Hi can any body give me any advice on the the schools in Luz we have a nine year old son who will be going into year six in September,we have looked at Vale Verde International school in Burgau and will be looking at Barlavento School when we come over in May if any one can give me any information or have got children at the schools and know what they are like I would be very greatfull.
We are planning on making the move to come over in July and we are finding it near impossible to get a rental property for a year as most people are only interested in holiday rentals any help on this subject would be great we are looking in the Luz area for a four bed villa with pool. Thanks Jackie & Stuart.


----------



## Bubbles67 (Jan 19, 2010)

Hi, just wondered why you are choosing an International school? At 9 years old you son is a great ago to enter a Portuguese school and learn a second language. If you are planning to go back to UK and continue his education there then OK it makes sense to stay with an International but if you are planning to stay in Portugal then think about giving him the opportunity to learn other languages.

I have 2 boys in school here and many friends in the same position. I did a lot of research before we moved here, the boys were 4 and 6 then.

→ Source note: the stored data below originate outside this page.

@@ -344,10 +391,10 @@
         RQC(ws.stream_len.ensure(nq));
         pair_prefix_filtered_kernel<<<ceil_div(nq, 4), 256, 0, st>>>(ws.scal.p, nq, nprobe, ws.rough_cnt.p, probe_cluster, filt->sub_off.p, k,
                                                                      ws.stream_len.p);
-    } else
+    } else if (!placed)
         pair_prefix_kernel<<<ceil_div(nq, 4), 256, 0, st>>>(ws.scal.p, nq, nprobe, ws.rough_cnt.p);
     if (rq_large_batch(nq)) {
-        HIPC(hipMemsetAsync(ws.q_hist.p, 0, (size_t)(k + 2) * 4, st));
+        if (!placed) HIPC(hipMemsetAsync(ws.q_hist.p, 0, (size_t)(k + 2) * 4, st));
         order_count_kernel<<<ceil_div(nq, 256), 256, 0, st>>>(probe_cluster, nprobe, nq, k, ws.q_hist.p);
         group_scan_kernel<<<1, 1024, 0, st>>>(ws.q_hist.p, k + 1, ws.q_start.p, 0u, nullptr, 0u);
         order_scatter_kernel<<<ceil_div(nq, 256), 256, 0, st>>>(probe_cluster, nprobe, nq, k, ws.q_start.p, ws.q_hist.p,
@@ -355,9 +402,11 @@
         rerank_order = ws.q_order.p;
     }
     init_state_kernel<<<ceil_div(nq, 256), 256, 0, st>>>(rs, ws.surv_cnt.p, nq, qp.thr_init, d_row_map);
-    HIPC(hipMemsetAsync(ws.totals.p, 0, 8 * sizeof(unsigned long long), st));
-    HIPC(hipMemsetAsync(ws.big_list.p + nq, 0, 12, st));
-    HIPC(hipMemsetAsync(ws.stat.p, 0, 256 * sizeof(unsigned long long), st));
+    if (!placed) {
+        HIPC(hipMemsetAsync(ws.totals.p, 0, 8 * sizeof(unsigned long long), st));
+        HIPC(hipMemsetAsync(ws.big_list.p + nq, 0, 12, st));
+        HIPC(hipMemsetAsync(ws.stat.p, 0, 256 * sizeof(unsigned long long), st));
+    }
     pf.end();
 
     }
@@ -381,8 +430,12 @@
         const bool fp6_records = use_mfma;
         const bool arena_stage = qp.seg_final && span > qp.cap && scan_is_fused(W) && rq_large_batch(nq);
         const int gate_opt = g_scan_gate.load();
-        const bool additive = use_mfma && !arena_stage && !filt && scan_has_additive(W) && idx->list_uref.p != nullptr && gate_opt != 1 &&
-                              (gate_opt == 2 || !idx->additive_loose.load());
+        const bool placed_stage = placed && stage_no + 1 == stages.size();
+        if (placed_stage && (g_scan_dbg.load() & 16384))
+            fprintf(stderr, "[rabitq_hip] stage %u: placed ahead of the quantisation (%s gate)\n", stage_no, fin_additive ? "additive" : "bf16");
+        const bool additive = placed_stage ? fin_additive
+                                           : use_mfma && !arena_stage && !filt && scan_has_additive(W) && idx->list_uref.p != nullptr && gate_opt != 1 &&
+                                                 (gate_opt == 2 || !idx->additive_loose.load());
         pf.begin(PF_GROUP);
         ScanArgs a{};
         ScanPtrs sp{};
@@ -392,7 +445,12 @@
             slot_hi = (uint32_t)std::min<uint64_t>(nprobe, (uint64_t)(sg.s_hi - 1) / min_len + 1);
         const uint32_t stage_pairs = nq * slot_hi;
         bool ranked = false;
-        if (cluster_major) {
+        if (placed_stage) {
+            stage_tail_kernel<<<k, 256, 0, st>>>(ws.img_final.p, ws.fin_grp_start.p, ws.fin_grp_cnt.p, ws.thr.p, 12 * W, idx->fstats,
+                                                 additive ? 2u : 1u, idx->list_uref.p, ws.grp_vref.p);
+            if (additive) ws.pend_additive = true;
+            a.ngroups = k;
+        } else if (cluster_major) {
             HIPC(hipMemsetAsync(ws.grp_cnt.p, 0, (size_t)((k + 4) & ~3u) * 4, st));
             const int rank_opt = g_group_rank.load();
             ranked = k <= 32768 && (rank_opt == 2 || (rank_opt == 1 && stage_pairs >= 16 * RQ_RANK_ITEMS &&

I did not hesitiate putting them into school and now they speak fluent PT, and the older one (now 11) can also converse in French and Spanish.

With children under 10 I would definitely recommend a Portuguese school, when they get to teens it is more difficult.


----------



## jackie gibson (Apr 24, 2012)

Hi Bubbles thank for you reply we are not sure on how long our stay is going to be at the moment we are looking at a year, thats why we thought a International school would be best


----------